Records from a dataset
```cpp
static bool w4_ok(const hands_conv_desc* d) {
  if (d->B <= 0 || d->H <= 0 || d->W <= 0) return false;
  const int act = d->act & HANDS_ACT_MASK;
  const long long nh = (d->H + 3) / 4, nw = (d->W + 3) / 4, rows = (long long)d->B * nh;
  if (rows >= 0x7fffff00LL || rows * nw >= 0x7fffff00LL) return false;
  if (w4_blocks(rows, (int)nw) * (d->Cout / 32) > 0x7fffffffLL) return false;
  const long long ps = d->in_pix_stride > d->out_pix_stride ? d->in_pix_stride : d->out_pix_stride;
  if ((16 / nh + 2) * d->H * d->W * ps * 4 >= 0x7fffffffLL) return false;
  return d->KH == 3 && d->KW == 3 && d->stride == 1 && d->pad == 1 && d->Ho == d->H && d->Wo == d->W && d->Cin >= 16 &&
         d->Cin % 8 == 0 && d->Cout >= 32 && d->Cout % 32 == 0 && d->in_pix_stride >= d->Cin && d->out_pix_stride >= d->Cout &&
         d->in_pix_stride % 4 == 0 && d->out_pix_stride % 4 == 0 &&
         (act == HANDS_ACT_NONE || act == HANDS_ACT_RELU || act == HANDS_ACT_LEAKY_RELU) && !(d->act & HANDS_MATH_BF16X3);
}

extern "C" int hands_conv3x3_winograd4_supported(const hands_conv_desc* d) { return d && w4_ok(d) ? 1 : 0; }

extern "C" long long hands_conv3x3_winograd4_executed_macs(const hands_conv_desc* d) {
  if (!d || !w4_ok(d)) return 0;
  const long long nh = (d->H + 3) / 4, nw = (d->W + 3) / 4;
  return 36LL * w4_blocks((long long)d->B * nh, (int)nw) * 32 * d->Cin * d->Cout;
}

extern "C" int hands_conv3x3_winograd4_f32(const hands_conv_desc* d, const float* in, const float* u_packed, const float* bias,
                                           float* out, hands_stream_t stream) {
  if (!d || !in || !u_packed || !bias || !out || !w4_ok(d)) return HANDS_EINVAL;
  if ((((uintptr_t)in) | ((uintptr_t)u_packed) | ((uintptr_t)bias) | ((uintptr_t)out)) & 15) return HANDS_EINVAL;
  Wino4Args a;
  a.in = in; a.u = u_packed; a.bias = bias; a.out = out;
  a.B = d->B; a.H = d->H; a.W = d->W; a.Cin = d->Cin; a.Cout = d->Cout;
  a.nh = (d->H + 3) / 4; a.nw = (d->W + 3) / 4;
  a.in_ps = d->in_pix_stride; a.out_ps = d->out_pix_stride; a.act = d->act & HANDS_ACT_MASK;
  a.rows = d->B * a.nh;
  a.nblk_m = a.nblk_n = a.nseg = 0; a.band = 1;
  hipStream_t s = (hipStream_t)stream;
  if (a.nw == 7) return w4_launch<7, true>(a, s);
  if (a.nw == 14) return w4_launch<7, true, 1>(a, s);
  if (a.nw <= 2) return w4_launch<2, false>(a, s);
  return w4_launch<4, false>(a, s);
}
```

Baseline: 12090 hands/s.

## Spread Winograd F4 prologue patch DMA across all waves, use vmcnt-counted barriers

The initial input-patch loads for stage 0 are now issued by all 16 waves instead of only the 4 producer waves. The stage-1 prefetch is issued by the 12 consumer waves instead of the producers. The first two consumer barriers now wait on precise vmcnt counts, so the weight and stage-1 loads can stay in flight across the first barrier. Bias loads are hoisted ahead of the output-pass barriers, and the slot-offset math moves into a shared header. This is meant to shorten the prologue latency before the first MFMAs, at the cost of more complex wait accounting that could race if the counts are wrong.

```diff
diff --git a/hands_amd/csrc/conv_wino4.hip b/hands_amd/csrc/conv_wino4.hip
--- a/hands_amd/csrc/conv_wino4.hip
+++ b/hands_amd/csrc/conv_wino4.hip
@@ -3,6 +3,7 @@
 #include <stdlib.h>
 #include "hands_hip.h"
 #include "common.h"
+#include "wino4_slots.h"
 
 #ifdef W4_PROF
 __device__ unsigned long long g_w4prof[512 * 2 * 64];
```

* WHAT THE EXERCISE ASKS
Output every record above a second time, exactly.

* EXPECTED ANSWER
```cpp
static bool w4_ok(const hands_conv_desc* d) {
  if (d->B <= 0 || d->H <= 0 || d->W <= 0) return false;
  const int act = d->act & HANDS_ACT_MASK;
  const long long nh = (d->H + 3) / 4, nw = (d->W + 3) / 4, rows = (long long)d->B * nh;
  if (rows >= 0x7fffff00LL || rows * nw >= 0x7fffff00LL) return false;
  if (w4_blocks(rows, (int)nw) * (d->Cout / 32) > 0x7fffffffLL) return false;
  const long long ps = d->in_pix_stride > d->out_pix_stride ? d->in_pix_stride : d->out_pix_stride;
  if ((16 / nh + 2) * d->H * d->W * ps * 4 >= 0x7fffffffLL) return false;
  return d->KH == 3 && d->KW == 3 && d->stride == 1 && d->pad == 1 && d->Ho == d->H && d->Wo == d->W && d->Cin >= 16 &&
         d->Cin % 8 == 0 && d->Cout >= 32 && d->Cout % 32 == 0 && d->in_pix_stride >= d->Cin && d->out_pix_stride >= d->Cout &&
         d->in_pix_stride % 4 == 0 && d->out_pix_stride % 4 == 0 &&
         (act == HANDS_ACT_NONE || act == HANDS_ACT_RELU || act == HANDS_ACT_LEAKY_RELU) && !(d->act & HANDS_MATH_BF16X3);
}

extern "C" int hands_conv3x3_winograd4_supported(const hands_conv_desc* d) { return d && w4_ok(d) ? 1 : 0; }

extern "C" long long hands_conv3x3_winograd4_executed_macs(const hands_conv_desc* d) {
  if (!d || !w4_ok(d)) return 0;
  const long long nh = (d->H + 3) / 4, nw = (d->W + 3) / 4;
  return 36LL * w4_blocks((long long)d->B * nh, (int)nw) * 32 * d->Cin * d->Cout;
}

extern "C" int hands_conv3x3_winograd4_f32(const hands_conv_desc* d, const float* in, const float* u_packed, const float* bias,
                                           float* out, hands_stream_t stream) {
  if (!d || !in || !u_packed || !bias || !out || !w4_ok(d)) return HANDS_EINVAL;
  if ((((uintptr_t)in) | ((uintptr_t)u_packed) | ((uintptr_t)bias) | ((uintptr_t)out)) & 15) return HANDS_EINVAL;
  Wino4Args a;
  a.in = in; a.u = u_packed; a.bias = bias; a.out = out;
  a.B = d->B; a.H = d->H; a.W = d->W; a.Cin = d->Cin; a.Cout = d->Cout;
  a.nh = (d->H + 3) / 4; a.nw = (d->W + 3) / 4;
  a.in_ps = d->in_pix_stride; a.out_ps = d->out_pix_stride; a.act = d->act & HANDS_ACT_MASK;
  a.rows = d->B * a.nh;
  a.nblk_m = a.nblk_n = a.nseg = 0; a.band = 1;
  hipStream_t s = (hipStream_t)stream;
  if (a.nw == 7) return w4_launch<7, true>(a, s);
  if (a.nw == 14) return w4_launch<7, true, 1>(a, s);
  if (a.nw <= 2) return w4_launch<2, false>(a, s);
  return w4_launch<4, false>(a, s);
}
```

Baseline: 12090 hands/s.

## Spread Winograd F4 prologue patch DMA across all waves, use vmcnt-counted barriers

The initial input-patch loads for stage 0 are now issued by all 16 waves instead of only the 4 producer waves. The stage-1 prefetch is issued by the 12 consumer waves instead of the producers. The first two consumer barriers now wait on precise vmcnt counts, so the weight and stage-1 loads can stay in flight across the first barrier. Bias loads are hoisted ahead of the output-pass barriers, and the slot-offset math moves into a shared header. This is meant to shorten the prologue latency before the first MFMAs, at the cost of more complex wait accounting that could race if the counts are wrong.

```diff
diff --git a/hands_amd/csrc/conv_wino4.hip b/hands_amd/csrc/conv_wino4.hip
--- a/hands_amd/csrc/conv_wino4.hip
+++ b/hands_amd/csrc/conv_wino4.hip
@@ -3,6 +3,7 @@
 #include <stdlib.h>
 #include "hands_hip.h"
 #include "common.h"
+#include "wino4_slots.h"
 
 #ifdef W4_PROF
 __device__ unsigned long long g_w4prof[512 * 2 * 64];
```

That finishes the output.